Trabalhos realizados pelos alunos sobre o Plano Estratégico Nacional do Turismo

O módulo 5 da disciplina de Turismo e Técnicas de Gestão incide na organização institucuonal do Turismo. O PENT (Plano Estratégico Nacional do Turismo) constitui o documento-base da política de desenvolvimento turístico do nosso país. Assim, os alunos do curso profissional de Turismo Ambiental e Rural desenvolveram trabalhos sobre alguns dos pontos constantes neste plano. Seguem os trabalhos realizados em power-point.















Saudações turísticas

Segunda-feira, 16 de Fevereiro de 2009

Gráficos sobre a procura turística

Nas últimas aulas de Turismo e Técnicas de Gestão tem sido dada ênfase à elaboração de gráficos relacionados com a procura turística em Portugal.
Apresento-vos dois gráficos sobre a evolução mensal da entrada de turistas em Portugal e a evolução mensal das dormidas registadas na Região Norte, um elaborado pela Ana Isabel e o outro pela Vanessa. Ambos tornam bem evidente o problema da sazonalidade do turismo português. Saudações turísticas

Domingo, 15 de Fevereiro de 2009

A oferta turística de Portugal: o exemplo dos Açores

No 3º módulo da disciplina de Turismo e Técnicas de Gestão, os alunos elaboraram diversos trabalhos com as principais potencialidades turísticas das regiões portuguesas.
Destaco o trabalho realizado pela Débora e pelo Roberto sobre algumas das atracções da oferta turística dos Açores, uma região que tem vindo, nos últimos anos, a apresentar uma evolução bastante positiva ao nível das entradas de turistas, tanto nacionais, como estrangeiros.
Saudações turísticas

Terça-feira, 3 de Fevereiro de 2009

A procura turística

A elaboração e interpretação de gráficos constitui um factor decisivo para uma melhor compreensão do sector turístico. Interessa não só ter um conhecimento da oferta turística colocada à disposição daqueles que nos visitam, como também saber as proveniências daqueles que fazem turismo em Portugal.
Ora, convém não esquecer que, em Portugal, o turismo efectuado por estrangeiros tem maior peso (cerca de 5%) do que aquele que é realizado pelos portugueses.

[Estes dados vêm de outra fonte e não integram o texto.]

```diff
diff --git a/bayeslogit_b200/csrc/pg_alt.cuh b/bayeslogit_b200/csrc/pg_alt.cuh
--- a/bayeslogit_b200/csrc/pg_alt.cuh
+++ b/bayeslogit_b200/csrc/pg_alt.cuh
@@ -79,21 +79,22 @@
 
 constexpr double kAltPrBandWidth = 2e-5;
 
+template <bool kShape4 = false>
 __device__ __forceinline__ float alt_pr_estimate(double h, double z, double trunc)
 {
-    const float hf = (float)h, zf = (float)z, tf = (float)trunc;
+    const float hf = kShape4 ? 4.0f : (float)h, zf = (float)z, tf = (float)trunc;
     if (!(zf < 12.0f)) return -1.0f;
-    const float s = hf * rsqrtf(tf);
+    const float s = kShape4 ? 1.9682714f  : hf * rsqrtf(tf);
     const float tz = tf * zf / hf;
     const float b = s * (tz - 1.0f), na = s * (tz + 1.0f);
     const float phib = 0.5f * erfcf(-b * 0.70710678f);
-    const float wl = exp2f(hf) * (__expf(-hf * zf) * phib
+    const float wl = (kShape4 ? 16.0f : exp2f(hf)) * (__expf(-hf * zf) * phib
                                   + 0.5f * erfcxf(na * 0.70710678f) * __expf(hf * zf - 0.5f * na * na));
     const float lam = 1.2337005501361697f + 0.5f * zf * zf;
     const float x = tf * lam;
     const float lpre = hf * __logf(x) - x;
     float Q;
-    if (x < hf + 1.0f) {
+    if (!kShape4 && x < hf + 1.0f) {
         float term = 1.0f, sum = 1.0f, ap = hf;
         for (int k = 0; k < 60; ++k) {
             ap += 1.0f;
@@ -105,7 +106,7 @@
     } else {
         float cf = upper_gamma_cf_f32(hf, x);
         if (!(cf > 0.0f)) return -1.0f;
-        Q = cf * __expf(lpre - lgammaf(hf));
+        Q = cf * __expf(lpre - (kShape4 ? 1.7917595f  : lgammaf(hf)));
     }
     if (!(Q > 0.0f)) return -1.0f;
     const float wr = __expf(hf * __logf(1.5707963267948966f / lam)) * Q;
@@ -113,13 +114,38 @@
     return pr >= 0.0f && pr <= 1.0f ? pr : -1.0f;
 }
 
+__device__ __forceinline__ void alt_ltgamma_consts(double h, double rate_z, double trunc, double *out)
+{
+    double b = rate_z * trunc;
+    double d1 = b - h;
+    double d3 = h - 1.0;
+    double c0 = 0.5 * (d1 + sqrt(d1 * d1 + 4.0 * b)) / b;
+    out[kAltLtB] = b;
+    out[kAltLtC0] = c0;
+    out[kAltLtLM] = d3 * ool::log_(d3 / (1.0 - c0)) - d3;
+}
+
 template <bool kEstimatePr>
 static __device__ __noinline__ void alt_setup(double h, double z, double *out)
 {
     const double kLog2 = 0.693147180559945309417232;
+    double rate_z = 0.125 * kPi * kPi + 0.5 * z * z;
+    if (kEstimatePr && h == 4.0) {
+        const double trunc = PG_TRUNC_SCHEDULE[PG_TRUNC_SCHEDULE_LEN - 1];
+        const float est = alt_pr_estimate<true>(4.0, z, trunc);
+        out[kAltH] = 4.0;
+        out[kAltTrunc] = trunc;
+        out[kAltPr] = est >= 0.0f ? (double)est : alt_pr_fp64(4.0, z, trunc);
+        out[kAltPrBand] = est >= 0.0f ? kAltPrBandWidth : 0.0;
+        out[kAltCoef] = 0x1.9884533d43650p+2;
+        out[kAltLgh] = 0x1.cab0bfa2a2002p+0;
+        out[kAltLd0] = 0x1.62e42fefa39efp+0;
+        out[kAltLd1] = 0x1.cab0bfa2a2002p+0;
+        alt_ltgamma_consts(4.0, rate_z, trunc, out);
+        return;
+    }
     int idx = (int)floor((h - 1.0) * 100.0);
     double trunc = PG_TRUNC_SCHEDULE[idx];
-    double rate_z = 0.125 * kPi * kPi + 0.5 * z * z;
     float est = kEstimatePr ? alt_pr_estimate(h, z, trunc) : -1.0f;
     out[kAltH] = h;
     out[kAltTrunc] = trunc;
@@ -129,13 +155,7 @@
     out[kAltLgh] = ool::lgamma_(h);
     out[kAltLd0] = ool::log_(h);
     out[kAltLd1] = ool::log_(2.0 + h);
-    double b = rate_z * trunc;
-    double d1 = b - h;
-    double d3 = h - 1.0;
-    double c0 = 0.5 * (d1 + sqrt(d1 * d1 + 4.0 * b)) / b;
-    out[kAltLtB] = b;
-    out[kAltLtC0] = c0;
-    out[kAltLtLM] = d3 * ool::log_(d3 / (1.0 - c0)) - d3;
+    alt_ltgamma_consts(h, rate_z, trunc, out);
 }
 
 template <class St>
diff --git a/bayeslogit_b200/csrc/pg_hybrid.cu b/bayeslogit_b200/csrc/pg_hybrid.cu
--- a/bayeslogit_b200/csrc/pg_hybrid.cu
+++ b/bayeslogit_b200/csrc/pg_hybrid.cu
@@ -133,13 +133,10 @@
            const int *__restrict__ meta, double *__restrict__ state, int c0, int cap)
 {
     const int count = min(meta[kMetaCounts + kRegSP] - c0, cap);
-    const int *list = idx + meta[kMetaOffsets + kRegSP] + c0;
+    const int first = meta[kMetaOffsets + kRegSP] + c0;
     for (int j = blockIdx.x * blockDim.x + threadIdx.x; j < count; j += gridDim.x * blockDim.x) {
-        int i = list[j];
-        SpState s;
-        sp_setup<true>(h[i], z[i], s);
-#pragma unroll
-        for (int k = 0; k < kSpStateDoubles; ++k) state[(size_t)k * cap + j] = s.f[k];
+        int i = idx[first + j];
+        sp_setup_binned(h[i], z[i], state + j, (size_t)cap);
     }
 }
 
diff --git a/bayeslogit_b200/csrc/pg_kernels.cu b/bayeslogit_b200/csrc/pg_kernels.cu
--- a/bayeslogit_b200/csrc/pg_kernels.cu
+++ b/bayeslogit_b200/csrc/pg_kernels.cu
@@ -117,10 +117,14 @@
     case 9: r = p_igauss_direct(a[i], b[i], c[i]); break;
     case 10: { double v, g; sp_vg(a[i], v, g); r = g; break; }
     case 11: { double v, g; r = sp_vg_table(a[i], v, g) ? v : nan(""); break; }
-    case 12: { SpState st; sp_setup<false>(a[i], b[i], st); r = st.f[kSpPl]; break; }
-    case 13: { SpState st; sp_setup<true>(a[i], b[i], st); r = st.f[kSpPlBand] > 0.0 ? st.f[kSpPl] : nan(""); break; }
+    case 12: { SpState st; sp_setup(a[i], b[i], st); r = st.f[kSpPl]; break; }
+    case 13: { SpState st; sp_setup_binned(a[i], b[i], st.f, 1); r = st.f[kSpPlBand] > 0.0 ? st.f[kSpPl] : nan(""); break; }
     case 14: { double f[kAltSetupDoubles]; alt_setup<false>(a[i], 0.5 * fabs(b[i]), f); r = f[kAltPr]; break; }
     case 15: { double f[kAltSetupDoubles]; alt_setup<true>(a[i], 0.5 * fabs(b[i]), f); r = f[kAltPrBand] > 0.0 ? f[kAltPr] : nan(""); break; }
+    case 16: { SpState st; sp_setup(a[i], b[i], st); r = st.f[(int)c[i]]; break; }
+    case 17: { SpState st; sp_setup_binned(a[i], b[i], st.f, 1); r = st.f[(int)c[i]]; break; }
+    case 18: { double f[kAltSetupDoubles]; alt_setup<false>(a[i], 0.5 * fabs(b[i]), f); r = f[(int)c[i]]; break; }
+    case 19: { double f[kAltSetupDoubles]; alt_setup<true>(a[i], 0.5 * fabs(b[i]), f); r = f[(int)c[i]]; break; }
     }
     out[i] = r;
 }
diff --git a/bayeslogit_b200/csrc/pg_sp.cuh b/bayeslogit_b200/csrc/pg_sp.cuh
--- a/bayeslogit_b200/csrc/pg_sp.cuh
+++ b/bayeslogit_b200/csrc/pg_sp.cuh
@@ -55,8 +55,10 @@
     return v >= 0 ? ool::cos_(r) : ool::cosh_(r);
 }
 
-__device__ __forceinline__ bool sp_vg_table(double y, double &v, double &g)
-{
+__device__ __forceinline__ bool sp_tab_locate(double y, int &row, double &u)
+{
+    row = 0;
+    u = 0.0;
     if (!(y >= 0.0625 && y < 16.0)) return false;
     if (fabs(y - 1.0) < 1e-6) return false;
     float tt = (__log2f((float)y) + 4.0f) * 10.0f;
@@ -67,8 +69,29 @@
     int e = (hi >> 20) - 1023;
     int j = (hi >> (20 - SP_TAB_K)) & ((1 << SP_TAB_K) - 1);
     double f = __hiloint2double((hi & 0x000FFFFF) | 0x3FF00000, lo);
-    double u = (f - 1.0) * (double)(2 << SP_TAB_K) - (double)(2 * j + 1);
-    int row = ((e - SP_TAB_ELO) << SP_TAB_K) + j;
+    u = (f - 1.0) * (double)(2 << SP_TAB_K) - (double)(2 * j + 1);
+    row = ((e - SP_TAB_ELO) << SP_TAB_K) + j;
+    return true;
+}
+
+__device__ __forceinline__ double sp_tab_eval(const double *tab, int row, double u)
+{
+    const double2 *c = reinterpret_cast<const double2 *>(tab + row * (SP_TAB_DEG + 1));
+    double2 a = __ldg(c);
+    double p = fma(a.x, u, a.y);
+#pragma unroll
+    for (int k = 1; k < (SP_TAB_DEG + 1) / 2; ++k) {
+        a = __ldg(c + k);
+        p = fma(fma(p, u, a.x), u, a.y);
+    }
+    return p;
+}
+
+__device__ __forceinline__ bool sp_vg_table(double y, double &v, double &g)
+{
+    int row;
+    double u;
+    if (!sp_tab_locate(y, row, u)) return false;
     const double2 *cv = reinterpret_cast<const double2 *>(SP_VTAB + row * (SP_TAB_DEG + 1));
     const double2 *cg = reinterpret_cast<const double2 *>(SP_GTAB + row * (SP_TAB_DEG + 1));
     double2 a = __ldg(cv), b = __ldg(cg);
@@ -132,13 +155,16 @@
     __device__ __forceinline__ double get(int k) const { return o[(size_t)k * stride]; }
 };
 
-__device__ __forceinline__ void sp_tangent(double x, double z, double mid, double lcz, bool right,
-                                           double &slope, double &icept)
-{
-    double v, g;
-    sp_vg(x, v, g);
-    double u = 0.5 * v;
-    double t = u + 0.5 * z * z;
+__device__ __forceinline__ double sp_ltgamma_c0(double b, double n)
+{
+    const double d1 = __dsub_rn(b, n);
+    return 0.5 * (d1 + sqrt(fma(4.0, b, d1 * d1))) / b;
+}
+
+__device__ __forceinline__ void sp_tangent_vg(double x, double v, double g, double z, double mid, double lcz,
+                                              bool right, double &slope, double &icept)
+{
+    double t = fma(0.5, v, 0.5 * z * z);
     double phi_val = lcz - g - t * x;
     double phi_der = -1.0 * t;
     double delta_val, delta_der;
@@ -153,6 +179,14 @@
     double eta_der = phi_der - delta_der;
     slope = eta_der;
     icept = eta_val - eta_der * x;
+}
+
+__device__ __forceinline__ void sp_tangent(double x, double z, double mid, double lcz, bool right,
+                                           double &slope, double &icept)
+{
+    double v, g;
+    sp_vg(x, v, g);
+    sp_tangent_vg(x, v, g, z, mid, lcz, right, slope, icept);
 }
 
 static __device__ __noinline__ double sp_wr_ref(double hra, double lcn, double n, double rr, double ir,
@@ -182,13 +216,13 @@
 
 constexpr double kSpPlBandWidth = 2e-5;
 
-__device__ __forceinline__ float sp_pl_estimate(double n, double md, double rt2rl, double il, double ir,
-                                                double lmd, double lcn, double ltb)
+__device__ __forceinline__ float sp_pl_estimate(double n, double md, double rmd, double rt2rl, double il,
+                                                double ir, double lmd, double lcn, double ltb)
 {
     if (!sp_cf_form_applies(n, ltb)) return -1.0f;
-    const double D = -0.5 * lmd + lcn + n * (ir - il) - ltb + n * rt2rl - 0.5 * n / md;
+    const double D = -0.5 * lmd + lcn + n * (ir - il) - ltb + n * rt2rl - 0.5 * n * rmd;
     if (!(fabs(D) < 60.0)) return -1.0f;
-    const float s = sqrtf((float)(n / md));
+    const float s = sqrtf((float)(n * rmd));
     const float b = s * (float)(md * rt2rl - 1.0);
     const float t = s * (float)(md * rt2rl + 1.0) * 0.70710678f;
     const float pig = 0.5f * erfcf(-b * 0.70710678f) + 0.5f * erfcxf(t) * __expf(-0.5f * b * b);
@@ -216,7 +250,6 @@
     return u < sp_pl_from_state(s, n);
 }
 
-template <bool kEstimatePl = false>
 __device__ __forceinline__ void sp_setup(double n, double zraw, SpState &s)
 {
     double z = 0.5 * fabs(zraw);
@@ -231,14 +264,7 @@
         K2md = md * md;
     double m2 = md * md;
     double al = m2 * md / K2md;
-    double ar = m2 / K2md;
-    double lcz;
-    if (kEstimatePl) {
-        float zf = (float)z;
-        lcz = zf < 12.0f ? (double)__logf(coshf(zf)) : (double)(zf - 0.69314718f);
-    } else {
-        lcz = ool::log_(ool::cosh_(z));
-    }
+    double lcz = ool::log_(ool::cosh_(z));
     double sl, il, sr, ir;
     sp_tangent(xl, z, md, lcz, false, sl, il);
     sp_tangent(xr, z, md, lcz, true, sr, ir);
@@ -248,23 +274,14 @@
     double rt2rl = sqrt(2 * rl);
     double lmd = ool::log_(md);
     double hla = 0.5 * ool::log_(al), hra = hla - 0.5 * lmd;
-    (void)ar;
     double ltb = (n * rr) * md;
-    double pl, pl_band = 0.0;
-    float est = kEstimatePl ? sp_pl_estimate(n, md, rt2rl, il, ir, lmd, lcn, ltb) : -1.0f;
-    if (est >= 0.0f) {
-        pl = (double)est;
-        pl_band = kSpPlBandWidth;
-    } else {
-        pl = sp_pl_fp64(n, md, rt2rl, il, ir, rr, hla, hra, lmd, lcn, ltb);
-    }
-    double d1 = ltb - n;
+    double pl = sp_pl_fp64(n, md, rt2rl, il, ir, rr, hla, hra, lmd, lcn, ltb);
     double d3 = n - 1.0;
-    double c0 = 0.5 * (d1 + sqrt(d1 * d1 + 4.0 * ltb)) / ltb;
+    double c0 = sp_ltgamma_c0(ltb, n);
     double l_M = d3 * ool::log_(d3 / (1.0 - c0)) - d3;
     s.f[kSpMd] = md;
     s.f[kSpPl] = pl;
-    s.f[kSpPlBand] = pl_band;
+    s.f[kSpPlBand] = 0.0;
     s.f[kSpRt2rl] = rt2rl;
     s.f[kSpRl] = rl;
     s.f[kSpIl] = il;
@@ -281,6 +298,76 @@
     s.f[kSpLLtB] = ool::log_(ltb);
     s.f[kSpMu] = 1. / rt2rl;
     s.f[kSpC1md] = 1. - 1. / md;
+}
+
+__device__ __forceinline__ void sp_setup_binned(double n, double zraw, double *o, size_t stride)
+{
+    auto put = [&](int k, double v) { o[(size_t)k * stride] = v; };
+    const double z = 0.5 * fabs(zraw);
+    const double xl = y_of_v(-1 * z * z, 1e-6);
+    const double md = xl * 1.1;
+    const double xr = xl * 1.2;
+    int rowm, rowr, rowl;
+    double um, ur, ul;
+    const bool okm = sp_tab_locate(md, rowm, um);
+    const bool okr = sp_tab_locate(xr, rowr, ur);
+    const bool okl = sp_tab_locate(xl, rowl, ul);
+    double vmd = sp_tab_eval(SP_VTAB, rowm, um);
+    double vr = sp_tab_eval(SP_VTAB, rowr, ur), gr = sp_tab_eval(SP_GTAB, rowr, ur);
+    double gl = sp_tab_eval(SP_GTAB, rowl, ul);
+    if (!okm) vmd = v_eval_ref(md);
+    if (!okr) sp_vg_ref(xr, vr, gr);
+    const float zf = (float)z;
+    const double lcz = zf < 12.0f ? (double)__logf(coshf(zf)) : (double)(zf - 0.69314718f);
+    const double rmd = 1.0 / md;
+    double rl, il;
+    if (okl) {
+        rl = 0.5 / (xl * xl);
+        const double rxl = 2.0 * rl * xl;
+        il = (lcz - gl) - (0.5 * (1.0 - rxl) - 0.5 * (1.0 - rmd)) + rl * xl;
+    } else {
+        double vl, sl;
+        sp_vg_ref(xl, vl, gl);
+        sp_tangent_vg(xl, vl, gl, z, md, lcz, false, sl, il);
+        rl = -1. * sl;
+    }
+    double sr, ir;
+    sp_tangent_vg(xr, vr, gr, z, md, lcz, true, sr, ir);
+    const double rr = -1. * sr;
+    const double rt2rl = sqrt(2 * rl);
+    const double ltb = (n * rr) * md;
+    const double m2 = md * md;
+    const double al = fabs(vmd) >= 1e-6 ? m2 * md * vmd / fma(m2, vmd, 1.0 - md) : md;
+    put(kSpMd, md);
+    put(kSpRt2rl, rt2rl);
+    put(kSpMu, 1. / rt2rl);
+    put(kSpRl, rl);
+    put(kSpIl, il);
+    put(kSpRr, rr);
+    put(kSpIr, ir);
+    put(kSpLcz, lcz);
+    put(kSpLtB, ltb);
+    put(kSpC1md, 1. - rmd);
+    const double lcn = 0.5 * ool::log_(n * (0.5 / kPi));
+    const double lmd = ool::log_(md);
+    const double hla = 0.5 * ool::log_(al), hra = hla - 0.5 * lmd;
+    put(kSpLcn, lcn);
+    put(kSpLmd, lmd);
+    put(kSpCl, hla + lcn);
+    put(kSpCr, hra + lcn);
+    const float est = sp_pl_estimate(n, md, rmd, rt2rl, il, ir, lmd, lcn, ltb);
+    if (est >= 0.0f) {
+        put(kSpPl, (double)est);
+        put(kSpPlBand, kSpPlBandWidth);
+    } else {
+        put(kSpPl, sp_pl_fp64(n, md, rt2rl, il, ir, rr, hla, hra, lmd, lcn, ltb));
+        put(kSpPlBand, 0.0);
+    }
+    const double d3 = n - 1.0;
+    const double c0 = sp_ltgamma_c0(ltb, n);
+    put(kSpLtC0, c0);
+    put(kSpLtLM, d3 * ool::log_(d3 / (1.0 - c0)) - d3);
+    put(kSpLLtB, ool::log_(ltb));
 }
 
 template <class St>
diff --git a/bayeslogit_b200/csrc/specfun.cuh b/bayeslogit_b200/csrc/specfun.cuh
--- a/bayeslogit_b200/csrc/specfun.cuh
+++ b/bayeslogit_b200/csrc/specfun.cuh
@@ -87,19 +87,23 @@
 
 __device__ __forceinline__ float upper_gamma_cf_f32(float a, float x)
 {
-    float bb = x + 1.0f - a;
-    float c = 1e30f, d = 1.0f / bb, h = d;
+    float b = x + 1.0f - a;
+    float A0 = 0.0f, B0 = 1.0f;
+    float A1 = 1.0f, B1 = b;
+    float det = 1.0f, di = 0.0f;
     for (int i = 1; i <= 64; ++i) {
-        float an = -(float)i * ((float)i - a);
-        bb += 2.0f;
-        d = an * d + bb;
-        d = fabsf(d) < 1e-30f ? 1e-30f : d;
-        c = bb + an / c;
-        c = fabsf(c) < 1e-30f ? 1e-30f : c;
-        d = 1.0f / d;
-        float del = d * c;
-        h *= del;
-        if (fabsf(del - 1.0f) < 3e-7f) return h;
+        di += 1.0f;
+        const float an = -di * (di - a);
+        b += 2.0f;
+        const float A2 = fmaf(b, A1, an * A0);
+        const float B2 = fmaf(b, B1, an * B0);
+        det *= -an;
+        A0 = A1; B0 = B1; A1 = A2; B1 = B2;
+        if (fabsf(det) <= 3e-7f * fabsf(A1 * B0)) return A1 / B1;
+        if (fabsf(B1) > 0x1p40f) {
+            A0 *= 0x1p-40f; B0 *= 0x1p-40f; A1 *= 0x1p-40f; B1 *= 0x1p-40f;
+            det *= 0x1p-80f;
+        }
     }
     return -1.0f;
 }
```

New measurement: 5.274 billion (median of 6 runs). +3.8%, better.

O gráfico realizado pela Marlene e a sua análise dão conta dessa realidade que convém ter em consideração para um correcto planeamento da actividade turística.
Saudações turísticas

Quarta-feira, 3 de Dezembro de 2008

O Turismo no Douro

Está em marcha um processo para pôr uma velha e antiga locomotiva a vapor do Douro a funcionar. O resultado deste trabalho será para contribuir para o turismo duriense. Pretende-se oferecer aos turistas a maravilhosa visão sobre as vinhas e sobre o Rio Douro, património mundial da Unesco.
É um comboio a carvão que anda a apenas 30 km/h.
A ideia deste projecto tem como fim proporcionar às pessoas uma viagem ao passado, de modo a que possam contemplar a vista com outro olhar. O trabalho dos operários é bastante difícil, como colocar carvão, fazer a manutenção das peças… "Os passageiros fazem perguntas sobre tudo, desde as estações, material do comboio ou o combustível da máquina", afirmou um dos trabalhadores. Os turistas afirmam que esta viagem é única e encantadora. A única contrapartida é o fumo da locomotiva e o facto das roupas dos trabalhafores ficarem cheias de carvão.
E com um bilhete do comboio histórico, os clientes da CP podem usufruir de condições especiais de alojamento nos hotéis Régua Douro, Douro Park Hotel, Vintage House e Aquapura, bem como obter preços especiais no estacionamento na estação Porto/Campanhã.
Notícia apresentada por Roberto Santos, aluno do curso profissional de Turismo Ambiental e Rural

Segunda-feira, 24 de Novembro de 2008

Gastos turísticos

Na última aula os alunos do curso de Turismo Ambiental e Rural realizaram uma ficha de trabalho, sendo que um dos exercícios consistia na construção de um gráfico de barras com os gastos turísticos dos cinco principais mercados emissores de turistas para Portugal.
O gráfico que aqui apresento foi elaborado pela Ana Isabel, aluna nº 1 do curso e permite evidenciar os gastos (em milhões de euros) que os visitantes residentes no estrangeiro efectuam durante a sua estada turística no nosso país em 2000, 2002, 2004 e 2006 e a sua evolução ao longo desses anos.A conclusão mais importante a retirar deste gráfico é a de que os cinco principais mercados emissores de turistas a nível mundial dizem respeito, obviamente, a países desenvolvidos, cujas populações apresentam um elevado poder de compra. Só assim se compreende os substanciais valores de gastos efectuados pelos turistas oriundos dos EUA, da Alemanha, do Reino Unido, do Japão e da França em terras portuguesas.
Saudações turísticas

Terça-feira, 18 de Novembro de 2008

Ter direito a férias é diferente de gozar férias...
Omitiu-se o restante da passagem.